--- STORED DATA Enclosed Below ---

template <int C3, bool TRACE = false>
__global__ __launch_bounds__(512) void btail256_kernel(BtailParams p) {
#if defined(__HIP_DEVICE_COMPILE__)
    unsigned long long tstamp[16] = {};
    auto stamp = [&](const int i) {
        if constexpr (TRACE) asm volatile("s_memtime %0\n\ts_waitcnt lgkmcnt(0)" : "=s"(tstamp[i])::"memory");
    };
    if constexpr (TRACE) asm volatile("s_memrealtime %0\n\ts_waitcnt lgkmcnt(0)" : "=s"(tstamp[0])::"memory");
    stamp(1);
    extern __shared__ __attribute__((aligned(16))) unsigned char smem[];
    constexpr int C1 = 256, C2 = 1024, NCH = C2 / 64;
    static_assert(C3 == 0 || C3 == 256, "reduce width");
    const int tid = threadIdx.x;
    const int lane = tid & 63;
    const int wave = __builtin_amdgcn_readfirstlane(tid >> 6);
    const int pair = wave >> 1, half = wave & 1;
    const int g = lane >> 4, li = lane & 15;
    const int m_base = (p.rev ? xcd_logical_block_rev(blockIdx.x, gridDim.x) : xcd_logical_block(blockIdx.x, gridDim.x)) * 128;

    const int lrow = lane >> 3;
    const int lchunk = (lane & 7) ^ lrow;
    const unsigned backoff = (unsigned)(p.W + 1) * (unsigned)C1 * 2u;
    const __amdgpu_buffer_rsrc_t rsrc_a = __builtin_amdgcn_make_buffer_rsrc(
        const_cast<char*>(reinterpret_cast<const char*>(p.x1)) - backoff, 0, (unsigned)((size_t)p.B * p.H * p.W * C1 * 2) + backoff, 0x00020000);
    const __amdgpu_buffer_rsrc_t rsrc_w1 = __builtin_amdgcn_make_buffer_rsrc(const_cast<f16_t*>(p.w1), 0, (unsigned)(C1 * 9 * C1 * 2), 0x00020000);
    const __amdgpu_buffer_rsrc_t rsrc_w2 = __builtin_amdgcn_make_buffer_rsrc(const_cast<f16_t*>(p.w2p), 0, (unsigned)(C2 * C1 * 2), 0x00020000);
    const __amdgpu_buffer_rsrc_t rsrc_w3 = __builtin_amdgcn_make_buffer_rsrc(const_cast<f16_t*>(C3 ? p.w3p : p.w2p), 0, (unsigned)((C3 ? C3 : 1) * C2 * 2), 0x00020000);
    unsigned rowoff[2], rowmask[2], woff1[4], woff2[4], woff3[4];
    {
        const int ohw = p.OH * p.OW;
#pragma unroll
        for (int i = 0; i < 2; ++i) {
            const int m = m_base + (wave * 2 + i) * 8 + lrow;
            const bool okm = m < p.M;
            const int mm = okm ? m : 0;
            const int b = fdiv(mm, p.fd_ohw);
            const int r = mm - b * ohw;
            const int oh = fdiv(r, p.fd_ow);
            const int ow = r - oh * p.OW;
            rowoff[i] = (unsigned)(((b * p.H + oh * p.stride) * p.W + ow * p.stride) * C1) * 2u + (unsigned)lchunk * 16u;
            unsigned kwmask = 0, mask = 0;
#pragma unroll
            for (int kw = 0; kw < 3; ++kw)
                if ((unsigned)(ow * p.stride - 1 + kw) < (unsigned)p.W) kwmask |= 1u << kw;
#pragma unroll
            for (int kh = 0; kh < 3; ++kh)
                if ((unsigned)(oh * p.stride - 1 + kh) < (unsigned)p.H) mask |= kwmask << (kh * 3);
            rowmask[i] = okm ? mask : 0u;
        }
#pragma unroll
        for (int i = 0; i < 4; ++i) {
            const int q = wave * 4 + i;
            woff1[i] = (unsigned)((q * 8 + lrow) * (9 * C1)) * 2u + (unsigned)lchunk * 16u;
            woff2[i] = (unsigned)(((q & 7) * 8 + lrow) * C1 + (q >> 3) * 64) * 2u + (unsigned)lchunk * 16u;
            woff3[i] = (unsigned)((q * 8 + lrow) * C2) * 2u + (unsigned)lchunk * 16u;
        }
    }
    constexpr int kpc = C1 / 64;
    constexpr int nk = 9 * kpc;
    int tap_kh = 0, tap_kw = 0, tap_c = 0;
    int is_tap = 0, is_soff_a = 0, is_ks = 0;
    auto begin_issue = [&](int ks) {
        is_tap = tap_kh * 3 + tap_kw;
        is_soff_a = ((tap_kh * p.W + tap_kw) * C1 + tap_c * 64) * 2;
        is_ks = ks;
        if (++tap_c == kpc) {
            tap_c = 0;
            if (++tap_kw == 3) { tap_kw = 0; ++tap_kh; }
        }
    };
    auto issue_piece = [&](int i, int stage_off) {
        unsigned char* As = smem + stage_off;
        if (i < 2) {
            const unsigned vo = ((rowmask[i] >> is_tap) & 1u) ? rowoff[i] : 0x80000000u;
            __builtin_amdgcn_raw_ptr_buffer_load_lds(rsrc_a, (__attribute__((address_space(3))) void*)(As + (wave * 2 + i) * 1024), 16, vo, is_soff_a, 0, 0);
        } else {
            __builtin_amdgcn_raw_ptr_buffer_load_lds(rsrc_w1, (__attribute__((address_space(3))) void*)(As + 16384 + (wave * 4 + i - 2) * 1024), 16, woff1[i - 2], is_ks * 128, 0, 0);
        }
    };
    auto issue_main = [&](int ks, int stage_off) {
        begin_issue(ks);
#pragma unroll
        for (int i = 0; i < 6; ++i) issue_piece(i, stage_off);
    };
    auto issue_w2_piece = [&](int j, int i) {
        unsigned char* dst = smem + W2BUF + (j & 1) * 32768;
        __builtin_amdgcn_raw_ptr_buffer_load_lds(rsrc_w2, (__attribute__((address_space(3))) void*)(dst + (wave * 4 + i) * 1024), 16, woff2[i], j * (64 * C1 * 2), 0, 0);
    };
    auto issue_w3_piece = [&](int j, int i) {
        if constexpr (C3 > 0) {
            unsigned char* dst = smem + W3BUF + (j & 1) * 32768;
            __builtin_amdgcn_raw_ptr_buffer_load_lds(rsrc_w3, (__attribute__((address_space(3))) void*)(dst + (wave * 4 + i) * 1024), 16, woff3[i], j * 128, 0, 0);
        }
    };

    const int pr_m = m_base + pair * 32 + (g & 1) * 16 + li;
    const bool has_res = p.res != nullptr && !(p.dbg & 4);
    const unsigned y_bytes = (unsigned)((size_t)p.M * C2 * 2);
    const __amdgpu_buffer_rsrc_t rsrc_r = __builtin_amdgcn_make_buffer_rsrc(const_cast<f16_t*>(has_res ? p.res : p.x1), 0, has_res ? y_bytes : 0u, 0x00020000);
    const __amdgpu_buffer_rsrc_t rsrc_y = __builtin_amdgcn_make_buffer_rsrc(p.y, 0, (p.dbg & 2) ? 0u : y_bytes, 0x00020000);
    const unsigned pr_off = (unsigned)pr_m * (unsigned)(C2 * 2) + (unsigned)(half * 32 + (g >> 1) * 8) * 2u;
    auto load_res = [&](int j, uint4v (&r)[2]) {
#pragma unroll
        for (int nt = 0; nt < 2; ++nt) r[nt] = __builtin_amdgcn_raw_buffer_load_b128(rsrc_r, pr_off + (unsigned)(j * 64 + nt * 16) * 2u, 0, 0);
    };

    stamp(2);
    issue_main(0, 0);
    issue_main(1, STAGE_BYTES);
    float4v acc1[8][2];
#pragma unroll
    for (int nt = 0; nt < 8; ++nt) {
        const float4v b = *reinterpret_cast<const float4v*>(p.b1 + half * 128 + nt * 16 + g * 4);
        acc1[nt][0] = b;
        acc1[nt][1] = b;
    }
#pragma unroll
    for (int nt = 0; nt < 8; ++nt) asm volatile("" : "+v"(acc1[nt][0]), "+v"(acc1[nt][1]));
    const int group = wave >> 2;
    half8 xf[2][2], wf[2][8];
    auto read_frags = [&](int stage_off) {
        const unsigned char* As = smem + stage_off;
        const unsigned char* Ws = As + 16384;
#pragma unroll
        for (int kk = 0; kk < 2; ++kk) {
#pragma unroll
            for (int mt = 0; mt < 2; ++mt) xf[kk][mt] = *reinterpret_cast<const half8*>(As + swz(pair * 32 + mt * 16 + li, kk * 4 + g));
#pragma unroll
            for (int nt = 0; nt < 8; ++nt) wf[kk][nt] = *reinterpret_cast<const half8*>(Ws + swz(half * 128 + nt * 16 + li, kk * 4 + g));
        }
    };
    auto mfma_phase = [&](auto&& between) {
        __builtin_amdgcn_s_setprio(1);
#pragma unroll
        for (int kk = 0; kk < 2; ++kk)
#pragma unroll
            for (int nt = 0; nt < 8; ++nt) {
#pragma unroll
                for (int mt = 0; mt < 2; ++mt) acc1[nt][mt] = OPD_MFMA_16x16x32(wf[kk][nt], xf[kk][mt], acc1[nt][mt]);
                if ((nt & 3) == 3) {
                    __builtin_amdgcn_sched_barrier(0);
                    between(kk * 2 + (nt >> 2));
                    __builtin_amdgcn_sched_barrier(0);
                }
            }
        __builtin_amdgcn_s_setprio(0);
        lds_barrier();
    };
    auto no_issue = [](int) {};
    static_assert(nk % 3 == 0, "stage bookkeeping below assumes the last k-step sits in stage 2");
    wait_vmcnt<6>();
    lds_barrier();
    if (group == 1) lds_barrier();
    int st_cur = 0, st_next2 = 2 * STAGE_BYTES;
#pragma unroll 1
    for (int ks = 0; ks + 2 < nk; ++ks) {
        read_frags(st_cur);
        compiler_fence();
        begin_issue(ks + 2);
#pragma unroll
        for (int i = 0; i < 2; ++i) issue_piece(i, st_next2);
        wait_vmcnt<2>();
        lds_barrier();
        mfma_phase([&](int slot) { issue_piece(2 + slot, st_next2); });
        st_cur = st_cur == 2 * STAGE_BYTES ? 0 : st_cur + STAGE_BYTES;
        st_next2 = st_next2 == 2 * STAGE_BYTES ? 0 : st_next2 + STAGE_BYTES;
    }
    float4v acc2[2][2];
    auto load_bias2 = [&](int j) {
#pragma unroll
        for (int nt = 0; nt < 2; ++nt) acc2[nt][0] = *reinterpret_cast<const float4v*>(p.b2 + j * 64 + half * 32 + nt * 16 + g * 4);
    };
    float4v accz[C3 ? 8 : 1][2];
    read_frags(STAGE_BYTES);
    compiler_fence();
#pragma unroll
    for (int i = 0; i < 4; ++i) issue_w2_piece(0, i);
    wait_vmcnt<4>();
    lds_barrier();
    mfma_phase(no_issue);
    read_frags(2 * STAGE_BYTES);
    compiler_fence();
#pragma unroll
    for (int i = 0; i < 4; ++i) issue_w2_piece(1, i);
#pragma unroll
    for (int i = 0; i < 4; ++i) issue_w3_piece(0, i);
    compiler_fence();
    load_bias2(0);
    if constexpr (C3 > 0) {
#pragma unroll
        for (int nt = 0; nt < 8; ++nt) accz[nt][0] = *reinterpret_cast<const float4v*>(p.b3 + half * 128 + nt * 16 + g * 4);
    }
    uint4v res[3][2];
    load_res(0, res[0]);
    load_res(1, res[1]);
    compiler_fence();
    lds_barrier();
    mfma_phase(no_issue);
    if (group == 0) lds_barrier();
    wait_vmcnt<0>();
    if constexpr (C3 > 0) {
#pragma unroll
        for (int nt = 0; nt < 8; ++nt) {
            asm volatile("" : "+v"(accz[nt][0]));
            accz[nt][1] = accz[nt][0];
        }
    }
    lds_barrier();
    stamp(3);

    half8 a1[2][8];
#pragma unroll
    for (int mt = 0; mt < 2; ++mt)
#pragma unroll
        for (int kb = 0; kb < 4; ++kb) {
            float4v u = acc1[2 * kb][mt], v = acc1[2 * kb + 1][mt];
#pragma unroll
            for (int r = 0; r < 4; ++r) {
                u[r] = u[r] > 0.f ? u[r] : 0.f;
                v[r] = v[r] > 0.f ? v[r] : 0.f;
            }
            a1[mt][kb] = as_half8(pack2h(u[0], u[1]), pack2h(u[2], u[3]), pack2h(v[0], v[1]), pack2h(v[2], v[3]));
            *reinterpret_cast<half8*>(smem + EXBUF + wave * 8192 + (mt * 4 + kb) * 1024 + lane * 16) = a1[mt][kb];
        }
    lds_barrier();
#pragma unroll
    for (int mt = 0; mt < 2; ++mt)
#pragma unroll
        for (int kb = 0; kb < 4; ++kb) {
            const half8 own = a1[mt][kb];
            const half8 oth = *reinterpret_cast<const half8*>(smem + EXBUF + (wave ^ 1) * 8192 + (mt * 4 + kb) * 1024 + lane * 16);
            a1[mt][kb] = half ? oth : own;
            a1[mt][4 + kb] = half ? own : oth;
        }
    lds_barrier();
    stamp(4);
    if (p.dbg & 8) return;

--- End of Enclosed STORED DATA ---

■ **TASK STATEMENT**
Only the lines from the first line of the records through the line with "const int tid = threadIdx.x;" should be reproduced, exactly and with nothing added.

■ **OUTPUT OF THE TASK**
template <int C3, bool TRACE = false>
__global__ __launch_bounds__(512) void btail256_kernel(BtailParams p) {
#if defined(__HIP_DEVICE_COMPILE__)
    unsigned long long tstamp[16] = {};
    auto stamp = [&](const int i) {
        if constexpr (TRACE) asm volatile("s_memtime %0\n\ts_waitcnt lgkmcnt(0)" : "=s"(tstamp[i])::"memory");
    };
    if constexpr (TRACE) asm volatile("s_memrealtime %0\n\ts_waitcnt lgkmcnt(0)" : "=s"(tstamp[0])::"memory");
    stamp(1);
    extern __shared__ __attribute__((aligned(16))) unsigned char smem[];
    constexpr int C1 = 256, C2 = 1024, NCH = C2 / 64;
    static_assert(C3 == 0 || C3 == 256, "reduce width");
    const int tid = threadIdx.x;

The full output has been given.